トキヤと時也〜後半〜
サプラーーーイズ!!!
本来は再来週に投稿する予定でしたが、キリが悪すぎると思うので投稿しました。
短いですがご勘弁ください。来週はお休みです。
総合評価200突破!!!
次は……ブクマ100件突破……ですかね?これからも頑張ります!
トキヤの言った言葉が理解できなかった。
まず、右耳から頭に入って、左耳から出て行って欲しかったかもしれない。
しばらくの間、ぐるぐると頭の中を先程のトキヤの声が駆け巡る。
『ハクちゃんと白殺虎の正体は、雪と父さんだ』って聞こえた。
意味がわからない。理解できない。
…………いや、違った。
意味を分かりたくない。理解したくない。そちらの方が正しい。
俺の本能がそう告げる。頭の中の緊急ベルをジリジリと鳴らしたような感じがした。
頭を鈍器で殴られたような衝撃もあった気もした。
「……理解できない。理解したくない。そんな顔だな。分かるか?さっきの衝撃と今の衝撃。二つが一斉に俺に訪れたんだぞ?……こんな事、知りたく無かった!忘れたかった!なんでこんな事を?そう思うよりも先に、俺は前者の選択をしてしまった。……いや、こっちで正解のはずだ。だってそんな事を知らなかったら、俺はこんな事になっていない!」
トキヤが大声でそう叫ぶが、俺の耳を入っては通り過ぎるばかりで、正直何を言われたのかは余り覚えていない。
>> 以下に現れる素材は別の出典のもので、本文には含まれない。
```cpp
void rc_default_options(rc_options* opt, int use_env) {
  opt->max_recursion = 7;
  opt->mode = RC_MODE_PARITY;
  opt->num_gpus = 1;
  opt->device = 0;
  opt->ssaa = 1;
  if (!use_env) return;
// ... 59 lines not shown
namespace rcrt {

int upload_scene(FrameBufs& b, hipStream_t stream, const rc_scene* s, rc::LaunchScene& ls) {
  const rc_packed_header* h = s->img;
  if (b.scene_src != h) {
    if (b.scene.ensure((size_t)h->bytes)) return -1;
    HIP_TRY(hipMemcpyAsync(b.scene.p, h, (size_t)h->bytes, hipMemcpyHostToDevice, stream));
    b.scene_src = h;
  }
  const char* base = (const char*)b.scene.p;
  ls.shapes = (const rc_shape*)(base + h->off_shapes);
  ls.lights = (const rc_light*)(base + h->off_lights);
  ls.pairs = (const rc_shade_pair*)(base + h->off_pairs);
  ls.n = h->n;
  ls.m = h->m;
  ls.cam_w = h->cam_w;
  ls.cam_h = h->cam_h;
  ls.refl_mask = 0;
  ls.has_quadric = 0;
  ls.o0_ok = h->o0_ok && tune().o0;
  const rc_shape* hs = (const rc_shape*)((const char*)h + h->off_shapes);
  for (int k = 0; k < h->n && k < 64; ++k)
    if (hs[k].refl > 0.0f) ls.refl_mask |= 1ull << k;
  bool cross = false;
  for (int k = 0; k < h->n; ++k)
    if (hs[k].type == RC_SHAPE_QUADRIC) {
      ls.has_quadric = 1;
      if (hs[k].qd != 0.0f || hs[k].qe != 0.0f || hs[k].qf != 0.0f) cross = true;
    }
  if (ls.has_quadric && !cross && tune().x0) ls.has_quadric = 2;
  ls.dep_fast = !(hs[h->n].opacity > 0.0f) && tune().dep_fast;
  for (int k = 0; k < h->n; ++k)
    if (!(std::fabs(hs[k].refl) < 1.0e5f)) ls.dep_fast = 0;
  return 0;
}

unsigned next_epoch(unsigned e) { return e + 1 >= 0x80000000u ? 1u : e + 1; }

int ensure_parity(DevCtx& c, FrameBufs& b, int W, int H, rc::ParityWork& w, int res_cus,
                  int piped_lane) {
  const size_t P = (size_t)W * H;
  if (b.cls.ensure(P) || b.wcarry.ensure(P * sizeof(float4)) ||
      b.deprec.ensure(P * rc::deprec_bytes()) ||
      b.rows.ensure((size_t)H * (rc::row_stats_bytes() + 2 * sizeof(int) +
                                 2 * sizeof(long long)) + 256) ||
      b.dep_pix.ensure(P * sizeof(long long)) || b.seg_key.ensure(P * sizeof(long long)) ||
      b.seg_start.ensure(P * sizeof(int)) ||
      b.seg_order.ensure((size_t)rc::kSegOrderMax * sizeof(int)) ||
      b.batch_state.ensure(3 * (P / 64 + 2) * sizeof(int)) ||
      b.counters.ensure(64) || b.team.ensure(rc::team_state_bytes()))
    return -1;
  if (P >= (size_t)1 << 31) return -1;
  if (b.cin.bytes < P * rc::kCinBytes) {
    if (b.cin.ensure(P * rc::kCinBytes) || hipMemset(b.cin.p, 0, P * rc::kCinBytes) != hipSuccess)
      return -1;
  }
  b.epoch = next_epoch(b.epoch);
  if (b.epoch == 1 && hipMemset(b.cin.p, 0, b.cin.bytes) != hipSuccess) return -1;
  const bool piped = piped_lane >= 0 ? piped_lane != 0 : res_cus != c.cus;
  const rc_tuning tu = tune();
  const int one_per_cu = tu.resolve_shared ? 0 : 1;
  int lds = !one_per_cu ? 0 : piped ? 56 * 1024 : 96 * 1024;
  if (tu.resolve_lds_kb > 0) lds = tu.resolve_lds_kb * 1024;
  int slot = 0;
  while (slot < DevCtx::kResCache && c.res_lds[slot] != lds && c.res_blocks[slot]) ++slot;
  if (slot == DevCtx::kResCache) slot = 0;
// ... 280 lines not shown
    else
      HIP_TRY(rc::launch_render(ls, W, H, row0, row_step, nrows, maxrec, d_out, zc, stream,
                                opt->mode == RC_MODE_CUDA));
    if (at > 0) {
      unsigned* cnt = (unsigned*)c.aa.count.p;
      uint32_t* list = (uint32_t*)c.aa_list.p;
      if (timed) HIP_TRY(hipEventRecord(ev[2], stream));
      HIP_TRY(rc::launch_aa_mark(d_out, W, H, at, list, cnt, stream));
      if (timed) HIP_TRY(hipEventRecord(ev[3], stream));
      HIP_TRY(rc::launch_aa_refine(ls, W, H, ss, maxrec, list, cnt, d_out, zc,
                                   rc::aa_refine_blocks(W, H, ss, c.cus, tune().adaptive_blocks),
                                   stream, opt->mode == RC_MODE_CUDA));
      HIP_TRY(hipEventRecord(c.aa.done, stream));
      c.aa.valid = true;
      c.aa.rays = ss * ss;
      c.aa.pixels = (long long)W * H;
      if (timed) c.span_ev[kSpanAdaptive] = ev;
    }
    if (timed) HIP_TRY(hipEventRecord(ev[1], stream));
    return 0;
  }
  if (row0 != 0 || row_step != 1 || nrows != H) {
    std::fprintf(stderr, "Error: parity mode renders whole images only\n");
    return -1;
  }
  rc::ParityWork w{};
  int res_cus = c.cus;
  if (tune().single_res_cus > 0) res_cus = tune().single_res_cus;
  if (res_cus < 8 || res_cus > c.cus) res_cus = c.cus;
  if (ensure_parity(c, c.fb, W, H, w, res_cus, 0)) {
    std::fprintf(stderr, "Error: out of device memory for the parity workspace\n");
    return -1;
  }
  if (w.split_shade) ls.dep_fast = 0;
  if (maxrec < 3) w.inres = 0;
  w.patch = patch;
  w.inject = take_inject();
  HIP_TRY(rc::launch_parity(ls, W, H, maxrec, d_out, w, zc, stream, timed ? ev + 1 : nullptr));
  return c.lone_log.enqueue(w.team, stream);
}

int report_spin_error(const FrameBufs& b, const char* where) {
  int e[4] = {0, 0, 0, 0};
  if (hipMemcpy(e, b.team.p, sizeof e, hipMemcpyDeviceToHost) != hipSuccess) return -1;
  if (!e[0]) return 0;
  int dq[3] = {0, 0, 0}, cnt[16] = {};
  (void)hipMemcpy(dq, (const char*)b.team.p + rc::team_dq_offset(), sizeof dq,
                  hipMemcpyDeviceToHost);
  (void)hipMemcpy(cnt, b.counters.p, sizeof cnt, hipMemcpyDeviceToHost);
  std::fprintf(stderr,
               "Error: parity resolver hand-off timed out (code %d: %s; %s) at workgroup %d, "
               "detail %d/%d; segments %d, DEP entries %d, resolver census %d, helper queue "
               "prod %d claim %d finished %d, side workgroups go %d gave-up %d\n",
               e[0], spin_site(e[0]), where, e[1], e[2], e[3], cnt[0],
               cnt[2], cnt[5], dq[0], dq[1], dq[2], cnt[12], cnt[13]);
  if (e[0] == 1) {
    const int nb = rc::team_slot_bufs(), nt = rc::team_slot_blocks();
    std::vector<unsigned long long> sl((size_t)nb * nt * 4);
    if (hipMemcpy(sl.data(), (const char*)b.team.p + rc::team_slot_offset(),
                  sl.size() * sizeof(unsigned long long), hipMemcpyDeviceToHost) == hipSuccess) {
      std::vector<int> last(nt, 0);
      for (int q = 0; q < nb; ++q)
        for (int k = 0; k < nt; ++k) {
          int r = 1 << 30;
          for (int g = 0; g < 4; ++g)
            r = std::min(r, (int)(unsigned)(sl[((size_t)q * nt + k) * 4 + g] >> 32));
          last[k] = std::max(last[k], r);
// ... 359 lines not shown
  if (p.slots < p.lanes + 1) p.slots = p.lanes + 1;
  if (p.slots > Pipe::kSlots) p.slots = Pipe::kSlots;
  p.rt_on = tu.pipe_timing != 0;
  p.fifo = tu.pipe_slotstreams == 0;
  res = res / (8 * p.lanes) * (8 * p.lanes);
  if (res < 16 * p.lanes) res = 16 * p.lanes;
  if (res > c.cus - 16) res = (c.cus - 16) / (8 * p.lanes) * (8 * p.lanes);
  const int words = (c.cus + 31) / 32;
  std::vector<uint32_t> ma(words, 0), mb(words, 0);
  for (int i = 0; i < c.cus; ++i) (i < res ? ma : mb)[i / 32] |= 1u << (i % 32);
  const bool comp = tu.comp_stream == 1 || (tu.comp_stream == 2 && pixels >= (32ll << 20));
  auto mk_res = [&]() -> int {
    for (int r = 0; r < p.lanes; ++r) {
      HIP_TRY(hipExtStreamCreateWithCUMask(&p.res[r], (uint32_t)words, ma.data()));
      if (r < 2 && comp) {
        int lo = 0, hi = 0;
        HIP_TRY(hipDeviceGetStreamPriorityRange(&lo, &hi));
        HIP_TRY(hipStreamCreateWithPriority(&p.comp[r], hipStreamNonBlocking, hi));
      }
    }
    return 0;
  };
  auto mk_pc = [&]() -> int {
    for (int r = 0; r < p.lanes; ++r)
      if (p.fifo) HIP_TRY(hipExtStreamCreateWithCUMask(&p.pc[r], (uint32_t)words, mb.data()));
    return 0;
  };
  auto mk_pix = [&]() -> int {
    for (int k = 0; k < p.slots; ++k)
      if (!p.fifo || k < 2)
        HIP_TRY(hipExtStreamCreateWithCUMask(&p.pix[k], (uint32_t)words, mb.data()));
    return 0;
  };
  if (tu.pipe_order == 0) {
    for (int r = 0; r < p.lanes; ++r) {
      HIP_TRY(hipExtStreamCreateWithCUMask(&p.res[r], (uint32_t)words, ma.data()));
      if (r < 2 && comp) {
        int lo = 0, hi = 0;
        HIP_TRY(hipDeviceGetStreamPriorityRange(&lo, &hi));
        HIP_TRY(hipStreamCreateWithPriority(&p.comp[r], hipStreamNonBlocking, hi));
      }
      if (p.fifo) HIP_TRY(hipExtStreamCreateWithCUMask(&p.pc[r], (uint32_t)words, mb.data()));
    }
    if (mk_pix()) return -1;
  } else if (tu.pipe_order == 1) {
    if (mk_res() || mk_pix() || mk_pc()) return -1;
  } else if (tu.pipe_order == 3 && p.fifo && p.lanes == 2) {
    if (mk_res()) return -1;
    HIP_TRY(hipExtStreamCreateWithCUMask(&p.pix[0], (uint32_t)words, mb.data()));
    HIP_TRY(hipExtStreamCreateWithCUMask(&p.pc[0], (uint32_t)words, mb.data()));
    for (int r = 0; r < 2; ++r)
      HIP_TRY(hipExtStreamCreateWithCUMask(&p.spare[r], (uint32_t)words, ma.data()));
    HIP_TRY(hipExtStreamCreateWithCUMask(&p.pix[1], (uint32_t)words, mb.data()));
    HIP_TRY(hipExtStreamCreateWithCUMask(&p.pc[1], (uint32_t)words, mb.data()));
  } else if (tu.pipe_order == 4 && p.fifo && p.lanes == 2) {
    for (int r = 0; r < 2; ++r)
      HIP_TRY(hipExtStreamCreateWithCUMask(&p.res[r], (uint32_t)words, ma.data()));
    HIP_TRY(hipExtStreamCreateWithCUMask(&p.pc[0], (uint32_t)words, mb.data()));
    p.pc[1] = p.pc[0];
    p.pc_shared = true;
    HIP_TRY(hipExtStreamCreateWithCUMask(&p.pix[0], (uint32_t)words, mb.data()));
    for (int r = 0; r < 2; ++r)
      HIP_TRY(hipExtStreamCreateWithCUMask(&p.spare[r], (uint32_t)words, ma.data()));
    HIP_TRY(hipExtStreamCreateWithCUMask(&p.pix[1], (uint32_t)words, mb.data()));
  } else {
    if (tu.pipe_order >= 3)
      std::fprintf(stderr, "Warning: pipe_order %d needs two resolver lanes and the default "
                   "stream layout (pipe_resolvers %d, pipe_slotstreams %d): using order 2\n",
                   tu.pipe_order, p.lanes, p.fifo ? 0 : 1);
    if (mk_pix() || mk_pc() || mk_res()) return -1;
  }
  for (int k = 0; k < p.slots; ++k) {
    HIP_TRY(hipEventCreateWithFlags(&p.adone[k], hipEventDisableTiming));
    HIP_TRY(hipEventCreateWithFlags(&p.ready[k], hipEventDisableTiming));
    HIP_TRY(hipEventCreateWithFlags(&p.done[k], hipEventDisableTiming));
    HIP_TRY(hipEventCreateWithFlags(&p.cdone[k], hipEventDisableTiming));
  }
  for (auto& e : p.rt) {
    HIP_TRY(hipEventCreate(&e[0]));
    HIP_TRY(hipEventCreate(&e[1]));
  }
  p.res_cus = res;
  p.built_lanes = tu.pipe_resolvers;
  p.built_slots = tu.pipe_slots;
  p.built_res = tu.pipe_res_cus;
  p.built_order = tu.pipe_order;
  p.init = true;
  return 0;
// ... 488 lines not shown
```

raytracing-programs_amd/csrc/rc_device.hpp:

```cpp
#pragma once

#include <hip/hip_runtime.h>
#include <stdint.h>

#include "rc_scene.h"

namespace rc {

constexpr int kModeFast = 0;
constexpr int kModeParityA = 1;
constexpr int kModeParityC = 2;
constexpr int kModeClassify = 3;

constexpr uint8_t kClsIdent = 0;
constexpr uint8_t kClsWriter = 1;
constexpr uint8_t kClsDep = 2;

struct Scene {
  const rc_shape* __restrict__ shapes;
  const rc_light* __restrict__ lights;
  const rc_shade_pair* __restrict__ pairs;
  const rc_shape* lshapes;
  const rc_shade_pair* lpairs;
  int n, m;
  unsigned long long refl_mask;
  int has_quadric;
  int o0_ok;
  int dep_fast;
};

__device__ __forceinline__ bool reflective(const Scene& sc, int obj) {
  if (sc.n <= 64) return (sc.refl_mask >> obj) & 1ull;
  return sc.lshapes[obj].refl > 0.0f;
}

struct Cam {
  double hx, hy;
  float pw, ph;
};

struct V3 {
  float x, y, z;
};

__device__ __forceinline__ V3 v3(float x, float y, float z) { return V3{x, y, z}; }

__device__ __forceinline__ float dot(V3 a, V3 b) {
  float s = a.x * b.x;
  s = s + a.y * b.y;
  return s + a.z * b.z;
}
__device__ __forceinline__ V3 sub(V3 a, V3 b) { return v3(a.x - b.x, a.y - b.y, a.z - b.z); }

#ifndef RC_NRDIV
#define RC_NRDIV 1
#endif
__device__ __forceinline__ double recip_nr(double d) {
  double y = __builtin_amdgcn_rcp(d);
  double e = __builtin_fma(-d, y, 1.0);
  y = __builtin_fma(y, e, y);
  e = __builtin_fma(-d, y, 1.0);
// ... 630 lines not shown
    }
    const V3 col = shade(sc, i >= 0 ? i : sc.n, C, N, D, zero_events);
    out.x = out.x + col.x * T;
    out.y = out.y + col.y * T;
    out.z = out.z + col.z * T;
    T = T * sc.lshapes[obj].refl;
    O = C;
    S = i;
  }
  const V3 k = dep_pcol(rp);
  return v3(out.x + k.x, out.y + k.y, out.z + k.z);
}

__device__ __forceinline__ V3 carry_path(const Scene& sc, const DepRec& r, int maxrec, V3 c,
                                         int& zero_events, bool& hit) {
  V3 D = v3(r.ax, r.ay, r.az), N = v3(r.n0x, r.n0y, r.n0z), C = c;
  int obj = r.obj0, S = -1;
  hit = false;
  for (int lvl = 2; lvl < maxrec; ++lvl) {
    if (!reflective(sc, obj)) break;
    if (lvl > 2) D = normalize(reflect(D, N), zero_events);
    float t;
    const int i = nearest(sc, C, D, S, t);
    if (i >= 0) {
      V3 P;
      hit_frame(sc, i, C, D, t, P, N, zero_events);
      C = P;
      obj = i;
      hit = true;
    }
    S = i;
  }
  return C;
}

}

namespace rc {

struct LaneShape {
  rc_shape s;
  bool has;
};

template <int CTRL>
__device__ __forceinline__ int dpp_i(int v) {
  return __builtin_amdgcn_update_dpp(v, v, CTRL, 0xF, 0xF, false);
}
template <int CTRL>
__device__ __forceinline__ float dpp_f(float v) {
  return __int_as_float(__builtin_amdgcn_update_dpp(__float_as_int(v), __float_as_int(v), CTRL,
                                                    0xF, 0xF, false));
}
constexpr int kDppXor1 = 0xB1;
constexpr int kDppXor2 = 0x4E;
constexpr int kDppHalfMirror = 0x141;
constexpr int kDppRor8 = 0x128;
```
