#ifdef EFGP_CG_STAMPS
    long long stamp_prev = (long long)__builtin_readcyclecounter();
#endif
    int stop = 0;
    double rcp_rz = 0.0;
    double rz = 0.0;
    double alpha_fd = 0.0;
    [[maybe_unused]] bool owed = false;
    [[maybe_unused]] double2 p_prev[KS];
    auto apply_A = [&](const double2 (&u)[KS], double2 (&Au)[KS], const double2 (&prev)[KS], auto first) __attribute__((always_inline)) {
        double2 v[8], u6[6];
        EFGP_STAMP(7);
        if (row_role) {
            if constexpr (ROW_V1)
                dft8_in4(make_double2(wsr[0] * u[0].x, wsr[0] * u[0].y), make_double2(wsr[1] * u[1].x, wsr[1] * u[1].y),
                         make_double2(wsr[2] * u[2].x, wsr[2] * u[2].y), make_double2(wsr[3] * u[3].x, wsr[3] * u[3].y), v);
            else
                dft8_in4_ws<!decltype(first)::value>(wsr, u, v);
            const double uu = exchange_8to6_norm(v, u6, j < 6, xw, xr, twr, u, VARIANT == 0 ? wgt * a.sigmasq : wgt);
            double2* g0 = Gb + k0 * LDR + j;
#pragma unroll
            for (int t = 0; t < 6; ++t) g0[8 * t] = u6[t];
            s_part[NDP + tid] = uu;
        }
        __syncthreads();
        stop = s_stop;
        rcp_rz = s_rcp;
        if (stop) return;
        EFGP_STAMP(0);
        if constexpr (DEFER_X) {
            if (owed) L.update_x(alpha_fd, prev);
            owed = false;
            if constexpr (ROW_V1) {
#pragma unroll
                for (int s = 0; s < KS; ++s) {
                    asm volatile("v_mov_b64 %0, %1" : "=v"(p_prev[s].x) : "v"(u[s].x));
                    asm volatile("v_mov_b64 %0, %1" : "=v"(p_prev[s].y) : "v"(u[s].y));
                }
            }
        }
        __syncthreads();
        EFGP_STAMP_RESTART(0);
        if (row_role) {
            double pt[15];
            const double* sp = s_part + (lane & 31);
#pragma unroll
            for (int t = 0; t < 15; ++t) pt[t] = sp[32 * t];
            const double2* tp = Tb + k0 * LDR + j;
#pragma unroll
            for (int t = 0; t < 6; ++t) u6[t] = tp[8 * t];
            __builtin_amdgcn_sched_barrier(0);
            double tsum = (((pt[0] + pt[1]) + (pt[2] + pt[3])) + ((pt[4] + pt[5]) + (pt[6] + pt[7]))) + ((pt[8] + pt[9]) + (pt[10] + pt[11]));
            if (VARIANT == 1) tsum /= a.sigmasq;
            const double uAu = tsum + ((pt[12] + pt[13]) + pt[14]);
            dft6(u6);
            alpha_fd = exchange_6to8_quot(u6, v, xw, xr, twr, uAu, rz);
            const double2 y[KS] = {s64::conjd(v[0]), s64::conjd(v[1]), s64::conjd(v[6]), s64::conjd(v[7])};
#pragma unroll
            for (int s = 0; s < KS; ++s) {
                const double2 gg = make_double2(wsr[s] * y[s].x, wsr[s] * y[s].y);
                double2 val;
                if (VARIANT == 0) val = make_double2(gg.x + a.sigmasq * u[s].x, gg.y + a.sigmasq * u[s].y);
                else val = make_double2(gg.x / a.sigmasq + u[s].x, gg.y / a.sigmasq + u[s].y);
                if constexpr (!ROW_V1 && VARIANT == 0)
                    Au[s] = make_double2(fma(a.sigmasq, u[s].x, __dmul_rn(wsr[s], y[s].x)), fma(a.sigmasq, u[s].y, __dmul_rn(wsr[s], y[s].y)));
                else if constexpr (!ROW_V1) Au[s] = val;
                else Au[s] = ok[s] ? val : make_double2(0.0, 0.0);
            }
        } else {
            alpha_fd = 0.0;
#pragma unroll
            for (int s = 0; s < KS; ++s) Au[s] = make_double2(0.0, 0.0);
        }
        EFGP_STAMP(2);
    };

    double2 Ap[KS];
    if (a.zero_x0) {
#pragma unroll
        for (int s = 0; s < KS; ++s) Ap[s] = make_double2(0.0, 0.0);
    } else {
        apply_A(L.xv, Ap, p_prev, std::true_type{});
    }
    double bb, asym;
    if constexpr (EARLY) L.template start<true>(a, Ap, rz, bb, asym, &early);
    else L.start(a, Ap, rz, bb, asym);
    rz = wave_sum(rz);
    bb = wave_sum(bb);
    asym = wave_sum(asym);
    double ws_bad = wave_sum(L.ws_bad);
    if (lane == 0) {
        red[4 * wave] = rz;
        red[4 * wave + 1] = bb;
        red[4 * wave + 2] = asym;
        red[4 * wave + 3] = ws_bad;
    }
    __syncthreads();
    rz = red[0] + red[4];
    bb = red[1] + red[5];
    asym = red[2] + red[6];
    ws_bad = red[3] + red[7];
    if (hrow::refused(asym, bb, ws_bad)) {
        L.refuse(a);
        return;
    }
    int it = 0;
    if constexpr (!ROW_V1) {
        double2 p_alt[KS];
#pragma unroll
        for (int s = 0; s < KS; ++s) p_alt[s] = make_double2(0.0, 0.0);
        auto half = [&](const double2 (&pc)[KS], double2 (&pn)[KS]) __attribute__((always_inline)) -> bool {
            apply_A(pc, Ap, pn, std::false_type{});
            if (stop) return false;
            double rr, rzn;
            double2 zv[KS];
            L.template step_<PRECOND, false>(alpha_fd, Ap, zv, rr, rzn);
            owed = true;
            EFGP_STAMP(4);
            wave_sum_pair(rr, rzn);
            if (lane == 0) {
                red[wave] = rr;
                red[2 + wave] = rzn;
            }
            __syncthreads();
            rzn = red[2] + red[3];
            EFGP_STAMP(5);
            ++it;
            L.new_direction_to(zv, rzn, rz, rcp_rz, pc, pn);
            return true;
        };
        bool owed_alt = false;
        for (;;) {
            owed_alt = true;
            if (it >= a.max_iter || !half(L.pv, p_alt)) break;
            owed_alt = false;
            if (it >= a.max_iter || !half(p_alt, L.pv)) break;
        }
        if (owed) L.update_x(alpha_fd, owed_alt ? p_alt : L.pv);
        L.write_out(a, it);
        return;
    }
    for (; it < a.max_iter;) {
        apply_A(L.pv, Ap, p_prev, std::false_type{});
        if (stop) break;
        double rr, rzn;
        double2 zv[KS];
        if constexpr (DEFER_X) {
            L.template step<false>(alpha_fd, Ap, zv, rr, rzn);
            owed = true;
        } else {
            L.step(alpha_fd, Ap, zv, rr, rzn);
        }
        EFGP_STAMP(4);
        rr = wave_sum(rr);
        rzn = wave_sum(rzn);
        if (lane == 0) {
            red[wave] = rr;
            red[2 + wave] = rzn;
        }
        __syncthreads();
        rzn = red[2] + red[3];
        EFGP_STAMP(5);
        ++it;
        L.new_direction(zv, rzn, rz, rcp_rz);
    }
    if constexpr (DEFER_X) {
        if (owed) L.update_x(alpha_fd, p_prev);
    }
    L.write_out(a, it);
}

static void operands48(const Herm48Operands& h48, const MeanFusedOperands* fuse, Args& a) {
    a.vhat = fuse ? nullptr : h48.vhat;
    a.g.F[0] = a.g.F[1] = 48;
    a.g.tw[0] = a.g.tw[1] = h48.tw;
    if (!fuse) return;
    a.ws = nullptr;
    a.wk_kind = fuse->kind;
    a.wk_mtot = fuse->mtot;
    a.wk_nu = fuse->nu;
    a.wk_ell = fuse->ell;
    a.wk_c0 = fuse->c0;
    a.wk_h = fuse->h;
    a.ws_out = fuse->ws_out;
    a.vsrc = fuse->v;
    a.vL0 = fuse->L0;
    a.vL1 = fuse->L1;
    a.vhat_out = fuse->vhat48_out;
}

だが、『ほらな。俺とお前は同じなんだ』みたいな事を言われた気がした。
ハクちゃん……確か、俺と最初に出会ったチワ以前に共にいたって聞いた。
白殺虎……チワの両親を殺し、ニーナちゃんの両親を殺し、二人の村を壊した獣魔皇の一角。
現在は俺たちに着いてきていて、キュウと一緒に行動をしている。
あぁ、だから一緒にいたのか?いや、ならトキヤも気付いているはずだからそれはない。
気づかずに一緒にいたのだろう。
ハクちゃんや白殺虎が魔物となった自分の肉親だと信じられるか?
いや、信じられるはずがないし、信じられる証拠があったとしても、俺はその証拠も信じない。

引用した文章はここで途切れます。